If you are worried about recoil I would suggest a small 9mm over a 380acp. I use to have a Ruger LCP which is a great carry piece but shooting that compared to my 9mm shield. The recoil the the LCP (.380) was more snappy than my shield. It didn't bother me but my girlfriend did not like it and she preferred to shoot my shield. Also the fact that you will be able to find ammo easier, cheaper, and practice more is key. The bad guy won’t know the difference if he/she is shot with a 9mm, 40 S&W, 45 ACP etc. If I am conceal carrying I want something small based off comfort I will carry my shield, if I can open carry I will carry my Glock 19. If you live in Florida conceal carrying will be the majority of what you are doing and I suggest getting something small like the S&W Shield or body guard, XDS, LC9, Kahr CM9, Ruger LCP. I can also say I have put over 1,000 rounds through my shield without a single malfunction. I have fired everything from steel case to the +P premium self defense ammunition. But that has all been static shooting I have not been able to run it through some kind of course or through something that causes more dirt.


----------



## mirage2521 (Apr 22, 2009)

advobwhite said:


> Yes, that is what I was looking at a year ago when I thought it was possible to have an acceptable hunting revolver as a concealed carry. A year of research has shown me its not practical and as I said dangerous for passers by in the event it must be drawn.
> 
> Thank you for the input. I saw the m & p and lcp and the sig's entry level and also saw the KAHR but wasn't sure how good they are since I've never used one.


An LCP in not a beginner's gun. It is small with a very long trigger.
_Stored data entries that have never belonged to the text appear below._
__device__ __forceinline__ SortRec decode_sorted(const u32x4& ha, const u32x4& hb, int64_t a2v) {
  SortRec x;
  x.valid = (ha.x & kCompactMark) != 0;
  x.origin = ha.x & ~kCompactMark;
  if (!rec_is_long(ha)) {
    x.mb = ha.y & 0xffffffu;
    x.method = (ha.y >> 24) & 0x7fu;
    x.flags = 0;
    x.a0 = (int64_t)(int32_t)ha.z;
    x.a1 = (int64_t)(int32_t)ha.w;
    x.a2 = 0;
  } else {
    x.mb = ha.y & 0xffffffu;
    x.method = ha.z & 0xffffu;
    x.flags = ha.z >> 16;
    x.a0 = (int64_t)(((uint64_t)hb.y << 32) | hb.x);
    x.a1 = (int64_t)(((uint64_t)hb.w << 32) | hb.z);
    x.a2 = (x.flags & kFlagA2) ? a2v : 0;
  }
  return x;
}

template <bool FRESH, int SK = kSK>
__device__ __forceinline__ SortRec decode_rec8(uint64_t r, const SortIn& in, uint32_t w8, uint32_t tile_origin) {
  const uint32_t wm = w8 & 0xffu, w0 = (w8 >> 8) & 0xffu, w1 = (w8 >> 16) & 0xffu;
  const uint64_t m0 = (1ull << w0) - 1;
  SortRec x;
  x.valid = true;
  x.origin = tile_origin + (uint32_t)(r & ((kST * SK) - 1));
  x.mb = (uint32_t)((r >> 12) & ((1ull << wm) - 1));
  x.method = in.method_uniform;
  x.flags = 0;
  x.a2 = 0;
  const uint64_t z0 = (r >> (12 + wm)) & m0, z1 = (r >> (12 + wm + w0)) & ((1ull << w1) - 1);
  x.a0 = (int64_t)(z0 >> 1) ^ -(int64_t)(z0 & 1);
  x.a1 = (int64_t)(z1 >> 1) ^ -(int64_t)(z1 & 1);
  return x;
}

__device__ __forceinline__ SortRec decode_wide(const u32x4& h, const SortIn& in, uint32_t origin) {
  SortRec x;
  x.valid = true;
  x.origin = origin;
  x.mb = 0;
  x.method = in.method_uniform;
  x.flags = 0;
  x.a0 = (int64_t)(((uint64_t)h.y << 32) | h.x);
  x.a1 = (int64_t)(((uint64_t)h.w << 32) | h.z);
  x.a2 = 0;
  return x;
}

__device__ __forceinline__ SortRec load_sorted(const MboxView& mv, uint64_t slot) {
  const u32x4 ha = *reinterpret_cast<const u32x4*>(rec_a(mv, slot));
  u32x4 hb = {0u, 0u, 0u, 0u};
  int64_t a2v = 0;
  if (rec_is_long(ha)) {
    hb = *reinterpret_cast<const u32x4*>(rec_b(mv, slot));
    if (((ha.z >> 16) & kFlagA2) && mv.a2) a2v = mv.a2[slot];
  }
  return decode_sorted(ha, hb, a2v);
}

__device__ __forceinline__ uint32_t epoch_total(uint32_t* gsum, uint32_t ngroups, uint32_t S, uint32_t s, bool clear) {
  uint32_t t = 0;
  for (uint32_t g = 0; g < ngroups; ++g) {
    t += gsum[(size_t)g * S + s];
    if (clear) gsum[(size_t)g * S + s] = 0u;
  }
  return t;
}

__device__ __forceinline__ uint32_t epoch_sum(const MboxView& mv, uint32_t* gsum, uint32_t ngroups, uint32_t S,
                                              uint32_t s) {
  return mv.resv ? atomicExch(&mv.resv[s * kResvStride], 0u) : epoch_total(gsum, ngroups, S, s, true);
}

__device__ __forceinline__ void epoch_commit(const MboxView& mv, uint32_t s, uint32_t tot) {
  const uint64_t t = *ctr_tail(mv, s) + tot;
  *ctr_tail(mv, s) = t;
  *ctr_done(mv, s) = t;
  *ctr_head(mv, s) = t;
}
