#ifdef PT_ENVIRONMENT_UNIT
template <bool BIG, bool STATS, bool ENV, int VIEW>
constexpr int environment_waves() {
    constexpr bool kLens = VIEW == 2 || VIEW == 4;
    if constexpr (VIEW == 5) return projection_waves<true, BIG, STATS, ENV, false>();
    else if constexpr (VIEW >= 3) return motion_waves<true, BIG, STATS, ENV, false, kLens>();
    else if constexpr (VIEW == 2) return lens_waves<true, BIG, STATS, ENV, false>();
    else return integrator_waves<true, BIG, STATS, ENV, false>();
}
template <bool BIG, bool STATS, bool ENV, int VIEW>
__global__ __launch_bounds__(kBlock, (environment_waves<BIG, STATS, ENV, VIEW>())) void integrate_kernel_environment(const RenderArgs a) {
    constexpr bool SKY = true, NARROW = false;
    constexpr int ADAPT = VIEW != 0 ? 1 : 0;
    constexpr bool LENS = VIEW == 2 || VIEW == 4, MOTION = VIEW == 3 || VIEW == 4, PROJ = VIEW == 5, ENVMAP = true, GLASS = false, TEX = false, SMOOTH = false, ROUGH = false, DIRECT = false, ENVDIRECT = false;
#include "pt_integrator_body.inc"
}
namespace {
using Kernel = void (*)(const RenderArgs);
constexpr int kEnvironmentViews = plan::kViews + 1;
template <int I>
Kernel environment_kernel_of() {
    return &integrate_kernel_environment<(I & 4) != 0, (I & 2) != 0, (I & 1) != 0, I / 8>;
}
template <int... I>
std::array<Kernel, sizeof...(I)> environment_kernel_table(std::integer_sequence<int, I...>) { return {environment_kernel_of<I>()...}; }
const auto kEnvironmentKernels = environment_kernel_table(std::make_integer_sequence<int, 8 * kEnvironmentViews>());
}
hipError_t launch_environment_integrator(const RenderArgs &args, const plan::Variant &v, hipStream_t stream) {
    if (!v.sky || v.narrow || v.pool || args.env_map == nullptr || args.env_n < kEnvMinSize || args.env_n > kEnvMaxSize || args.sky != nullptr)
        return hipErrorInvalidValue;
    if (args.projection != 0 && v.view != 1) return hipErrorInvalidDeviceFunction;
    const int view = args.projection != 0 ? 5 : v.view;
    const Kernel kernel = kEnvironmentKernels[view * 8 + (v.big ? 4 : 0) + (v.stats ? 2 : 0) + (v.env ? 1 : 0)];
    hipLaunchKernelGGL(kernel, dim3(args.n_tiles * args.n_chunks), dim3(kBlock), 0, stream, args);
    return hipGetLastError();
}
#elif defined(PT_SURFACE_UNIT)
#define PT_UNIT_NAME_1 glass
#define PT_UNIT_NAME_2 texture
#define PT_UNIT_NAME_3 smooth
#define PT_UNIT_NAME_4 rough
#define PT_UNIT_NAME_5 direct
#define PT_UNIT_NAME_6 envdirect
#define PT_PASTE_(a, b) a##b
#define PT_PASTE(a, b) PT_PASTE_(a, b)
#define PT_UNIT_KERNEL PT_PASTE(integrate_kernel_, PT_PASTE(PT_UNIT_NAME_, PT_SURFACE_UNIT))
static_assert(PT_SURFACE_UNIT >= kGlassUnit && PT_SURFACE_UNIT <= kEnvDirectUnit, "PT_SURFACE_UNIT: a SurfaceUnit");
constexpr bool kUnitTex = PT_SURFACE_UNIT >= kTextureUnit, kUnitSmooth = PT_SURFACE_UNIT >= kSmoothUnit, kUnitRough = PT_SURFACE_UNIT >= kRoughUnit,
               kUnitDirect = PT_SURFACE_UNIT >= kDirectUnit, kUnitEnvDirect = PT_SURFACE_UNIT >= kEnvDirectUnit;
template <bool SKY, bool BIG, bool STATS, bool ENV, bool NARROW, int VIEW>
constexpr int view_waves() {
    constexpr bool kLens = VIEW == 2 || VIEW == 4;
    if constexpr (VIEW == 5) return projection_waves<SKY, BIG, STATS, ENV, NARROW>();
    else if constexpr (VIEW >= 3) return motion_waves<SKY, BIG, STATS, ENV, NARROW, kLens>();
    else if constexpr (VIEW == 2) return lens_waves<SKY, BIG, STATS, ENV, NARROW>();
    else return integrator_waves<SKY, BIG, STATS, ENV, NARROW>();
}
template <int MISS, bool BIG, bool STATS, int FORM, int VIEW>
constexpr int glass_fewer_waves() {
    if constexpr (MISS == 1 && !(BIG && STATS)) return (VIEW == 0 || VIEW == 1 || VIEW == 3 || VIEW == 5) ? 1 : 0;
    else if constexpr (MISS == 0 && !BIG && !STATS && FORM == 0) return (VIEW == 2 || VIEW == 3 || VIEW == 5) ? 1 : 0;
    else return 0;
}
template <int MISS, bool BIG, bool STATS, int FORM, int VIEW>
constexpr int texture_fewer_waves() {
    return (MISS == 0 && !BIG && !STATS && FORM == 0 && (VIEW == 0 || VIEW == 1)) ? 1 : 0;
}
template <int MISS, bool BIG, bool STATS, int FORM, int VIEW>
constexpr int smooth_fewer_waves() {
    return 0;
}
template <int MISS, bool BIG, bool STATS, int FORM, int VIEW>
constexpr int rough_fewer_waves() {
    return (MISS == 0 && !BIG && !STATS && FORM == 2 && (VIEW == 0 || VIEW == 4 || VIEW == 5)) ? 1 : 0;
}
template <int MISS, bool BIG, bool STATS, int FORM, int VIEW>
constexpr int rough_unit_waves() {
    return view_waves<MISS != 0, BIG, STATS, FORM < 2, FORM == 1, VIEW>() - glass_fewer_waves<MISS, BIG, STATS, FORM, VIEW>() -
           texture_fewer_waves<MISS, BIG, STATS, FORM, VIEW>() - smooth_fewer_waves<MISS, BIG, STATS, FORM, VIEW>() -
           rough_fewer_waves<MISS, BIG, STATS, FORM, VIEW>();
}
template <int MISS, bool BIG, bool STATS, int FORM, int VIEW>
constexpr int direct_fewer_waves() {
    constexpr int twin = rough_unit_waves<MISS, BIG, STATS, FORM, VIEW>();
    return twin > 4 ? twin - 4 : 0;
}
template <int MISS, bool BIG, bool STATS, int FORM, int VIEW>
constexpr int envdirect_fewer_waves() {
    return 0;
}
template <int MISS, bool BIG, bool STATS, int FORM, int VIEW>
constexpr int unit_waves() {
    return view_waves<MISS != 0, BIG, STATS, FORM < 2, FORM == 1, VIEW>() - glass_fewer_waves<MISS, BIG, STATS, FORM, VIEW>() -
           (kUnitTex ? texture_fewer_waves<MISS, BIG, STATS, FORM, VIEW>() : 0) - (kUnitSmooth ? smooth_fewer_waves<MISS, BIG, STATS, FORM, VIEW>() : 0) -
           (kUnitRough ? rough_fewer_waves<MISS, BIG, STATS, FORM, VIEW>() : 0) - (kUnitDirect ? direct_fewer_waves<MISS, BIG, STATS, FORM, VIEW>() : 0) -
           (kUnitEnvDirect ? envdirect_fewer_waves<MISS, BIG, STATS, FORM, VIEW>() : 0);
}
template <int MISS, bool BIG, bool STATS, int FORM, int VIEW>
__global__ __launch_bounds__(kBlock, (unit_waves<MISS, BIG, STATS, FORM, VIEW>()))
void PT_UNIT_KERNEL(const RenderArgs a) {
    constexpr bool SKY = MISS != 0, ENV = FORM < 2, NARROW = FORM == 1;
    constexpr int ADAPT = (FORM == 2 ? 2 : FORM == 3 ? 4 : 0) | (VIEW != 0 ? 1 : 0);
    constexpr bool LENS = VIEW == 2 || VIEW == 4, MOTION = VIEW == 3 || VIEW == 4, PROJ = VIEW == 5, ENVMAP = MISS == 2, GLASS = true, TEX = kUnitTex, SMOOTH = kUnitSmooth, ROUGH = kUnitRough, DIRECT = kUnitDirect, ENVDIRECT = kUnitEnvDirect;
#include "pt_integrator_body.inc"
}
namespace {
using Kernel = void (*)(const RenderArgs);
constexpr int kGlassViews = plan::kViews + 1, kGlassPerView = 3 * 2 * 2 * 4;
template <int MISS, bool BIG, bool STATS, int FORM>
constexpr bool glass_kernel_exists() {
    if constexpr (kUnitEnvDirect) return MISS == 2 && FORM == 0;
    else if constexpr (FORM == 0) return true;
    else if constexpr (MISS != 0 || STATS) return false;
    else return plan::variant_exists({false, BIG, false, FORM == 1, FORM == 1, FORM == 2 ? 2 : FORM == 3 ? 4 : 0, 1}, kBuild);
}
template <int I>
Kernel glass_kernel_of() {
    constexpr int kMiss = (I / 16) % 3, kForm = I & 3;
    constexpr bool kBig = (I & 8) != 0, kStats = (I & 4) != 0;
    if constexpr (!glass_kernel_exists<kMiss, kBig, kStats, kForm>()) return nullptr;
    else return &PT_UNIT_KERNEL<kMiss, kBig, kStats, kForm, I / 48>;
}
template <int... I>
std::array<Kernel, sizeof...(I)> glass_kernel_table(std::integer_sequence<int, I...>) { return {glass_kernel_of<I>()...}; }
const auto kGlassKernels = glass_kernel_table(std::make_integer_sequence<int, kGlassPerView * kGlassViews>());
}
template <>
hipError_t launch_surface_unit<PT_SURFACE_UNIT>(const RenderArgs &args, const plan::Variant &v, hipStream_t stream) {
    if (surface_unit_of(args) != PT_SURFACE_UNIT || (kUnitDirect && (kUnitEnvDirect ? args.n_lights < 0 : args.n_lights <= 0))) return hipErrorInvalidValue;
    if (kUnitEnvDirect && (args.env_map == nullptr || args.env_cells < 1 || args.env_cells > kEnvSampleMaxCells || args.env_cells > args.env_n ||
                           !(args.env_share > 0.0f && args.env_share <= 1.0f) || (args.n_lights == 0 && args.env_share != 1.0f) || args.lights == nullptr))
        return hipErrorInvalidValue;
    if ((kUnitRough && args.rough_alpha == nullptr) || (kUnitSmooth && args.smooth_normals == nullptr)) return hipErrorInvalidValue;
    if (kUnitTex && (args.tex_recs == nullptr || args.tex_uv == nullptr || args.tex_texels == nullptr || args.tex_bary == nullptr)) return hipErrorInvalidValue;
    if (args.glass == nullptr || (args.env_map != nullptr && (!v.sky || args.sky != nullptr))) return hipErrorInvalidValue;
    if (args.projection != 0 && v.view != 1) return hipErrorInvalidDeviceFunction;
    const int view = args.projection != 0 ? 5 : v.view;
    const int miss = args.env_map != nullptr ? 2 : v.sky ? 1 : 0, form = v.narrow ? 1 : v.pool == 2 ? 2 : v.pool == 4 ? 3 : 0;
    const Kernel kernel = kGlassKernels[(view * 3 + miss) * 16 + (v.big ? 8 : 0) + (v.stats ? 4 : 0) + form];
    if (!kernel) return hipErrorInvalidDeviceFunction;
    hipLaunchKernelGGL(kernel, dim3(args.n_tiles * args.n_chunks), dim3(kBlock), 0, stream, args);
    return hipGetLastError();
}
#undef PT_UNIT_KERNEL
#else
__global__ __launch_bounds__(256) void projection_rays_kernel(const RenderArgs a, int width, int height, int row_begin, int n,
                                                              float *__restrict__ origins, float *__restrict__ directions) {
    const int p = blockIdx.x * 256 + threadIdx.x;
    if (p >= n) return;
    const int y = row_begin + p / width, x = p % width;
    const float u = static_cast<float>(static_cast<double>(x) / width - 0.5);
    const float v = static_cast<float>(-static_cast<double>(y) / height + 0.5);
    float ox, oy, oz, dx, dy, dz;
    projection_primary_ray(a.projection, u, v, a.cam, a.lns + 2, a.prj_span,
                           [](float ang, float &sn, float &cs) { portable_sincos(ang, sn, cs); },
                           [](float &vx, float &vy, float &vz) { normalize3(vx, vy, vz); }, ox, oy, oz, dx, dy, dz);
    const size_t o = 3 * static_cast<size_t>(p);
    origins[o] = ox; origins[o + 1] = oy; origins[o + 2] = oz;
    directions[o] = dx; directions[o + 1] = dy; directions[o + 2] = dz;
}
hipError_t launch_projection_rays(const RenderArgs &args, int width, int height, int row_begin, int rows, float *d_origins, float *d_directions,
                                  hipStream_t stream) {
    const int n = rows * width;
    if (n <= 0) return hipSuccess;
    if (args.projection == 0) return hipErrorInvalidValue;
    hipLaunchKernelGGL(projection_rays_kernel, dim3((n + 255) / 256), dim3(256), 0, stream, args, width, height, row_begin, n, d_origins, d_directions);
    return hipGetLastError();
}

It's a pain to shoot accurately.


----------



## mirage2521 (Apr 22, 2009)

Evensplit said:


> You should probably take a good CCW class along with the wife. A lot of your questions will be answered, you'll be much more confident and competent, and the instructor can help you pick the proper weapon. You'll also be familiar with each others training, which will make going shooting more fun and rewarding.
> 
> I'm very experienced with firearms and have been shooting almost my entire life. I'm going along with my wife to her training so that I'll be familiar with how she's been taught, and it's never too late to learn something new. Well worth the $$$.


Money spent on quality self defense firearms training is a lot more important than money spent on firearms. Lots of instructors will loan or rent you a gun for training and after the training you will make much better choices when purchasing.


----------



## advobwhite (Nov 22, 2012)

Thank you all for the input. I love the info that is readily available on this forum.


----------



## Brandon_SPC (Nov 2, 2013)

mirage2521 said:


> An LCP in not a beginner's gun. It is small with a very long trigger. It's a pain to shoot accurately.
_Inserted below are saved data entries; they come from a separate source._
@@ -819,7 +820,7 @@
         for (int u = 0; u < 2; ++u)
             if (p0 + u * R < P) {
                 const long p = p0 + u * R;
-                v[u] = x[p * C4 + c4]; ga4[u] = gamma[p * gbs4 + c4]; g4[u] = gy[p * C4 + c4];
+                v[u] = x[p * C4 + c4]; ga4[u] = gamma[p * gbs4 + c4]; g4[u] = gy[p * gys4 + c4];
                 be4[u] = RELU ? beta[p * gbs4 + c4] : make_float4(0.f, 0.f, 0.f, 0.f);
             }
 #pragma unroll
@@ -1377,7 +1378,7 @@
 template <int RELU, int TRAIN>
 __global__ void k_spade_bwd_apply(const float* __restrict__ x, const float* __restrict__ mr, const float* __restrict__ gamma,
                                   const float* __restrict__ beta, const float* __restrict__ gy, const double* __restrict__ sums,
-                                  double inv_count, float* __restrict__ gx, long total, int C, int gbs) {
+                                  double inv_count, float* __restrict__ gx, long total, int C, int gbs, int gys) {
     long stride = (long)gridDim.x * blockDim.x;
     for (long i = (long)blockIdx.x * blockDim.x + threadIdx.x; i < total; i += stride) {
         int c = (int)(i % C);
@@ -1385,7 +1386,7 @@
         float r = mr[2 * c + 1];
         float xh = norm_xhat(x[i], mr[2 * c], r);
         float dg, db, dxh;
-        spade_bwd_grad(gy[i], xh, gamma[j], RELU ? beta[j] : 0.f, RELU, dg, db, dxh);
+        spade_bwd_grad(gy[(i / C) * gys + c], xh, gamma[j], RELU ? beta[j] : 0.f, RELU, dg, db, dxh);
         float s1 = TRAIN ? (float)(sums[2 * c] * inv_count) : 0.f;
         float s2 = TRAIN ? (float)(sums[2 * c + 1] * inv_count) : 0.f;
         gx[i] = spade_bwd_out(dxh, xh, r, s1, s2, TRAIN);
@@ -1395,18 +1396,39 @@
 __global__ void __launch_bounds__(256) k_spade_bwd_apply4(const float4* __restrict__ x, const float* __restrict__ mr,
                                                           const float4* __restrict__ gamma, const float4* __restrict__ beta,
                                                           const float4* __restrict__ gy, const double* __restrict__ sums,
-                                                          double inv_count, float4* __restrict__ gx, long total4, int C4, int gbs4) {
+                                                          double inv_count, float4* __restrict__ gx, long total4, int C4, int gbs4,
+                                                          int gys4) {
     long stride = (long)gridDim.x * blockDim.x;
     for (long i = (long)blockIdx.x * blockDim.x + threadIdx.x; i < total4; i += stride) {
         int c4 = (int)(i % C4);
         long j = (i / C4) * gbs4 + c4;
         const float4* m = (const float4*)(mr + 8 * c4);
-        const float4 m0 = m[0], m1 = m[1], v = x[i], ga = gamma[j], g = gy[i];
+        const float4 m0 = m[0], m1 = m[1], v = x[i], ga = gamma[j], g = gy[(i / C4) * gys4 + c4];
         const float4 be = RELU ? beta[j] : make_float4(0.f, 0.f, 0.f, 0.f);
         float s1[4], s2[4];
         spade_bwd_means4(sums, inv_count, c4, TRAIN, s1, s2);
         gx[i] = spade_bwd4(v, g, ga, be, m0, m1, s1, s2, RELU, TRAIN);
     }
+}
+static int launch_spade_bwd_apply(const float* x, const float* mean_rstd, const float* gamma, const float* beta, int gb_stride,
+                                  const float* gy, int gy_stride, const double* sums, double count, float* gx, long P, int C, int relu,
+                                  int training, hipStream_t st) {
+    const long total = P * C;
+    const double ic = training ? 1.0 / count : 0.0;
+    const Tier tier = pick_tier(C, gb_stride | gy_stride, x, gamma, beta, gy, gx, mean_rstd);
+    const int C4 = C / 4, s4 = gb_stride / 4, g4 = gy_stride / 4;
+    const float4 *x4 = (const float4*)x, *ga4 = (const float4*)gamma, *be4 = (const float4*)beta, *gy4 = (const float4*)gy;
+    with_flag(relu, [&](auto R) {
+        with_flag(training, [&](auto T) {
+            constexpr int RELU = decltype(R)::value, TRAIN = decltype(T)::value;
+            if (tier == TIER_WALK4)
+                k_spade_bwd_apply4w<RELU, TRAIN><<<walk_blocks_flat(P, C4, 2), 256, 0, st>>>(x4, mean_rstd, ga4, be4, gy4, sums, ic, (float4*)gx, P, C4, ilog2_exact(C4), s4, g4);
+            else if (tier == TIER_FLAT4)
+                k_spade_bwd_apply4<RELU, TRAIN><<<stream_grid(total / 4, 256), 256, 0, st>>>(x4, mean_rstd, ga4, be4, gy4, sums, ic, (float4*)gx, total / 4, C4, s4, g4);
+            else k_spade_bwd_apply<RELU, TRAIN><<<stream_grid(total, 256), 256, 0, st>>>(x, mean_rstd, gamma, beta, gy, sums, ic, gx, total, C, gb_stride, gy_stride);
+        });
+    });
+    return VQW_OK;
 }
 extern "C" int vqw_spade_bwd_apply(const float* x, const float* mean_rstd, const float* gamma, const float* beta, int gb_stride,
                                    const float* gy, const double* sums, double count, float* gx, long P, int C,
@@ -1414,23 +1436,18 @@
     VQW_PROF_HBM(stream, 4, (double)P * C);
     VQW_CHECK(x && mean_rstd && gamma && beta && gy && gx && P > 0 && C > 0 && gb_stride >= C, "vqw_spade_bwd_apply: bad arguments");
     VQW_CHECK(!training || (sums && count > 0), "vqw_spade_bwd_apply: training needs sums and count");
-    const long total = P * C;
-    hipStream_t st = (hipStream_t)stream;
-    const double ic = training ? 1.0 / count : 0.0;
-    const Tier tier = pick_tier(C, gb_stride, x, gamma, beta, gy, gx, mean_rstd);
-    const int C4 = C / 4, s4 = gb_stride / 4;
-    const float4 *x4 = (const float4*)x, *ga4 = (const float4*)gamma, *be4 = (const float4*)beta, *gy4 = (const float4*)gy;
-    with_flag(relu, [&](auto R) {
-        with_flag(training, [&](auto T) {
-            constexpr int RELU = decltype(R)::value, TRAIN = decltype(T)::value;
-            if (tier == TIER_WALK4)
-                k_spade_bwd_apply4w<RELU, TRAIN><<<walk_blocks_flat(P, C4, 2), 256, 0, st>>>(x4, mean_rstd, ga4, be4, gy4, sums, ic, (float4*)gx, P, C4, ilog2_exact(C4), s4);
-            else if (tier == TIER_FLAT4)
-                k_spade_bwd_apply4<RELU, TRAIN><<<stream_grid(total / 4, 256), 256, 0, st>>>(x4, mean_rstd, ga4, be4, gy4, sums, ic, (float4*)gx, total / 4, C4, s4);
-            else k_spade_bwd_apply<RELU, TRAIN><<<stream_grid(total, 256), 256, 0, st>>>(x, mean_rstd, gamma, beta, gy, sums, ic, gx, total, C, gb_stride);
-        });
-    });
+    launch_spade_bwd_apply(x, mean_rstd, gamma, beta, gb_stride, gy, C, sums, count, gx, P, C, relu, training, (hipStream_t)stream);
     VQW_LAUNCH_CHECK("vqw_spade_bwd_apply");
+    return VQW_OK;
+}
+extern "C" int vqw_spade_bwd_apply_gm(const float* x, const float* mean_rstd, const float* gamma, int gamma_stride, const float* gm,
+                                      int gm_stride, const double* sums, double count, float* gx, long P, int C, int training,
+                                      void* stream) {
+    VQW_PROF_HBM(stream, 4, (double)P * C);
+    VQW_CHECK(x && mean_rstd && gamma && gm && gx && P > 0 && C > 0 && gamma_stride >= C && gm_stride >= C, "vqw_spade_bwd_apply_gm: bad arguments");
+    VQW_CHECK(!training || (sums && count > 0), "vqw_spade_bwd_apply_gm: training needs sums and count");
+    launch_spade_bwd_apply(x, mean_rstd, gamma, gamma, gamma_stride, gm, gm_stride, sums, count, gx, P, C, 0, training, (hipStream_t)stream);
+    VQW_LAUNCH_CHECK("vqw_spade_bwd_apply_gm");
     return VQW_OK;
 }
 
diff --git a/medical-image-editing_amd/hipops/ops.py b/medical-image-editing_amd/hipops/ops.py
--- a/medical-image-editing_amd/hipops/ops.py
+++ b/medical-image-editing_amd/hipops/ops.py
@@ -505,6 +505,12 @@
             return None
         return ent[2]
 
+    def peek(self, grad):
+        ent = self.notes.get(grad.data_ptr())
+        if ent is None or ent[0] != grad._version or ent[1] != _pass_id():
+            return None
+        return ent[2]
+
     def clear(self):
         self.notes.clear()
         self._armed_for = None
@@ -517,6 +523,8 @@
 up_pair_calls = 0
 CONV_PAIR = os.environ.get("VQW_CONV_PAIR", "1") != "0"
 conv_pair_calls = 0
+PAIR_DGRAD = os.environ.get("VQW_PAIR_DGRAD", "1") != "0"
+pair_dgrad_calls = 0
 
 
 class _ConvPair(torch.autograd.Function):
@@ -576,7 +584,24 @@
         L = _L()
         out = [None] * 8
         gx_total = None
+        fused = not up and _ConvPair._fused_dgrad(ctx, grads, x, wa_n, wb_n, ya, yb)
+        if fused:
+            out[0] = fused[0]
         for i in (1, 0):
+            if fused:
+                wgt, bias = ctx.params[i]
+                needw, needb = ctx.needs_input_grad[1 + 2 * i], (bias is not None and ctx.needs_input_grad[2 + 2 * i])
+                defer = ctx.defer[i] and (needw or needb)
+                gy_n = fused[1][i]
+                if defer:
+                    _deferred_wgrad(wgt, bias if (bias is not None and bias.requires_grad) else None, x, None, gy_n, False, 3, 1,
+                                    N, H, W, Cout)
+                elif needw or needb:
+                    gw = torch.empty((Cout, Cin, 3, 3), dtype=torch.float32, device=gy_n.device, memory_format=CL)
+                    gbias = torch.empty(Cout, dtype=torch.float32, device=gy_n.device) if bias is not None else None
+                    _run_wgrad(L, x, None, gy_n, gw, gbias, False, 3, 1, N, H, W, Cout, False, False)
+                    out[1 + 2 * i], out[2 + 2 * i] = (gw if needw else None), (gbias if needb else None)
+                continue
             gy = grads[2 * i] if up else grads[i]
             if gy is None:
                 if ctx.group is not None:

LCP is not meant to shoot accurately out to "normal pistol range", it is meant to point and shoot within self defense range and neutralize the threat. The whole point of it being small is conceal carry which the name LCP (Light Compact Pistol). LCP is a great beginner pistol for conceal carry. It was the first pistol and my first carry pistol when I started carrying when I was 19 and carried that for about 3 years and honestly I think my mother carried one too. l never had a single problem, training is the key.


----------



## mirage2521 (Apr 22, 2009)

Brandon_SPC said:


> LCP is not meant to shoot accurately out to "normal pistol range", it is meant to point and shoot within self defense range and neutralize the threat. The whole point of it being small is conceal carry which the name LCP (Light Compact Pistol). LCP is a great beginner pistol for conceal carry. It was the first pistol and my first carry pistol when I started carrying when I was 19 and carried that for about 3 years. l never had a single problem, training is the key.


No, its really not


----------



## Brandon_SPC (Nov 2, 2013)

mirage2521 said:


> No, its really not


What makes it a bad beginner? Since the pistol is meant for self defense and not for target shooting past 5-7 yards. Also Ruger has updated those triggers. The old ones did have a long trigger pull and when it broke it felt mushy but Ruger has fixed it and the new ones have or seems about half the trigger travel and a more crisp break to it.


----------



## mirage2521 (Apr 22, 2009)

Brandon_SPC said:


> What makes it a bad beginner? Since the pistol is meant for self defense and not for target shooting past 5-7 yards.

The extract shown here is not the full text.